By now you all know I like Youtube videos. Well, I found this one a few weeks ago. I just love the ' Old word' traditions. 

Any way. check this out.

[ame]http://www.youtube.com/watch?v=AairvkF_jHg[/ame]

RR


----------



## rob (Oct 17, 2013)

Watching that Video makes me wonder why do oak barrels have to be round, could someone make a square oak barrel for aging? Seems to me it would be a lot easier to make!


----------



## zalai (Oct 17, 2013)

Hi RR ,
If you are wondering this video is Hungarian , and so am I . 
Thank you for posting it .


----------



## Tess (Oct 17, 2013)

Well Im back on my phone because they sent me a bad AC adapter. Lol I hear ya'll I look at it like I never knew I had anything to start with . If I can serve some Dragons Blood in it at a party Im happy


----------



## Tess (Oct 17, 2013)

The good news is...Im getting my email notafications


----------



## cmason1957 (Oct 18, 2013)

rob said:


> Watching that Video makes me wonder why do oak barrels have to be round, could someone make a square oak barrel for aging? Seems to me it would be a lot easier to make!

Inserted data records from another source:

+  YT8M_HIP_CHECK(vec ? once_v.lds(reinterpret_cast<const void*>(rows_logits_kernel<true>), L_LDS_B)
+                     : once_s.lds(reinterpret_cast<const void*>(rows_logits_kernel<false>), L_LDS_B));
+  hipStream_t s = as_stream(stream);
+  double fl = 0.0;
+  for (int i = 0; i < nprob; ++i) fl += 2.0 * (double)M[i] * (double)N[i] * (double)K[i];
+  ProfScope prof(F_GEMM_X3, s, fl);
+  if (vec) hipLaunchKernelGGL(rows_logits_kernel<true>, dim3((unsigned)pl.grid()), dim3(512), L_LDS_B, s, G);
+  else hipLaunchKernelGGL(rows_logits_kernel<false>, dim3((unsigned)pl.grid()), dim3(512), L_LDS_B, s, G);
+  return launch_status("rows_logits_kernel");
+}
+
+int yt8m::gemm_rows_dx(int nprob, const yt8m_gemm_problem* probs, void* workspace, int64_t workspace_bytes, yt8m_stream_t stream) {
+  YT8M_REQUIRE(nprob >= 1 && nprob <= MAX_PROBS && probs, YT8M_E_BADARG, "1..4 problems");
+  const int64_t M = probs[0].M, Kout = probs[0].N;
+  int64_t N[MAX_PROBS];
+  for (int i = 0; i < nprob; ++i) {
+    const yt8m_gemm_problem& q = probs[i];
+    YT8M_REQUIRE(q.M == M && q.N == Kout, YT8M_E_SHAPE, "the problems of a dx launch share rows and output columns");
+    YT8M_REQUIRE(supported(q.M, q.N, q.K, q.ldb) && q.lda >= q.K, YT8M_E_SHAPE, "1..128 rows, ld >= width");
+    YT8M_REQUIRE(q.A && q.B, YT8M_E_BADARG, "operands");
+    N[i] = q.K;
+  }
+  const yt8m_gemm_problem& q0 = probs[0];
+  YT8M_REQUIRE(q0.C && q0.ldc >= Kout && (q0.beta == 0.f || q0.beta == 1.f), YT8M_E_BADARG, "output and beta in {0, 1}");
+  const DxPlan pl = plan_dx(nprob, M, Kout, N);
+  YT8M_REQUIRE(workspace && workspace_bytes >= pl.workspace_bytes && (reinterpret_cast<uintptr_t>(workspace) & 15) == 0, YT8M_E_BADARG,
+               "workspace too small (yt8m_gemm_workspace_bytes) or unaligned");
+  DArgs g;
+  for (int i = 0; i < MAX_PROBS; ++i) {
+    const int s = std::min(i, nprob - 1);
+    const yt8m_gemm_problem& q = probs[s];
+    void* img = static_cast<char*>(workspace) + pl.image_off[s];
+    if (i < nprob) {
+      int rc = yt8m_x3_split(static_cast<const float*>(q.A), q.M, q.K, q.lda, 1.0f, img, nullptr, stream);
+      if (rc != YT8M_OK) return rc;
+    }
+    g.W[i] = static_cast<const float*>(q.B);
+    g.img[i] = static_cast<const float*>(img);
+    g.ldw[i] = q.ldb;
+    g.N[i] = (int)q.K;
+  }
+  for (int i = 0; i < DX_MAX_SPLITS; ++i) {
+    const int s = std::min(i, pl.S - 1);
+    g.split_prob[i] = pl.split_prob[s]; g.split_g0[i] = pl.split_g0[s]; g.split_g1[i] = pl.split_g1[s];
+  }
+  g.part = reinterpret_cast<float*>(static_cast<char*>(workspace) + pl.partial_off);
+  g.C = q0.C;
+  g.ldc = q0.ldc;
+  g.M = (int)M; g.Kout = (int)Kout; g.S = pl.S; g.accumulate = q0.beta != 0.f ? 1 : 0;
+  bool vec = true;
+  for (int i = 0; i < nprob; ++i) vec = vec && (probs[i].ldb & 3) == 0 && aligned16(g.W[i]);
+  static DeviceOnce once_v, once_s;
+  YT8M_HIP_CHECK(vec ? once_v.lds(reinterpret_cast<const void*>(rows_dx_kernel<true>), D_LDS_B)
+                     : once_s.lds(reinterpret_cast<const void*>(rows_dx_kernel<false>), D_LDS_B));
+  hipStream_t s = as_stream(stream);
+  double fl = 0.0;
+  for (int i = 0; i < nprob; ++i) fl += 2.0 * (double)M * (double)Kout * (double)N[i];
+  ProfScope prof(F_GEMM_X3, s, fl);
+  if (vec) hipLaunchKernelGGL(rows_dx_kernel<true>, dim3((unsigned)pl.grid()), dim3(512), D_LDS_B, s, g);
+  else hipLaunchKernelGGL(rows_dx_kernel<false>, dim3((unsigned)pl.grid()), dim3(512), D_LDS_B, s, g);
+  int rc = launch_status("rows_dx_kernel");
+  if (rc != YT8M_OK) return rc;
+  const int64_t threads = M * ((Kout + 3) / 4);
+  hipLaunchKernelGGL(rows_dx_combine_kernel, dim3((unsigned)::cdiv(threads, 256)), dim3(256), 0, s, g.part, g.C, g.ldc, g.M, g.Kout, g.S,
+                     g.accumulate);
+  return launch_status("rows_dx_combine_kernel");
+}
diff --git a/youtube-8m_amd/csrc/rows_plan.h b/youtube-8m_amd/csrc/rows_plan.h
--- /dev/null
+++ b/youtube-8m_amd/csrc/rows_plan.h
@@ -0,0 +1,99 @@
+#pragma once
+#include <algorithm>
+#include <cstdint>
+
+namespace yt8m_rows {
+
+constexpr int MAX_ROWS = 128;
+constexpr int MAX_PROBS = 4;
+constexpr int LOGITS_SLAB = 96;
+constexpr int LOGITS_KBLK = 64;
+constexpr int DX_SLAB = 128;
+constexpr int DX_GROUP = 64;
+constexpr int DX_MAX_SPLITS = 16;
+constexpr int TARGET_WGS = 256;
+constexpr int64_t MIN_WEIGHT_ELEMS = (int64_t)1 << 24;
+constexpr int64_t MIN_WEIGHT_DIM = 1024;
+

I vaguely remember that things are round for the radio of surface area (material cost) to volume being maximized.


----------



## jamesngalveston (Oct 18, 2013)

I agree , seems like a square are rectangle would be a lot easier, and would suit the same purpose.
Maybe the round barrels were easier to move, because they could roll them around.
Like making wine....every one thinks that sorbate is a must in wine..


----------



## Rocky (Oct 18, 2013)

Barrels are round so that they can be more easily moved. One person can move a barrel weighing hundreds of pounds by rolling it. If it were rectangular and containing the same volume, this would not be possible. For example, a 50 gallon barrel full of wine would weigh about 500 pounds (including the barrel). Barrels are shaped as they are (narrower at the ends and wider at the middle) for ease of directing them while they are being rolled. If they were cylindrical, this would be much more difficult.


----------



## RegionRat (Oct 18, 2013)

I would lean towards strength. That is why there are no square eggs in nature.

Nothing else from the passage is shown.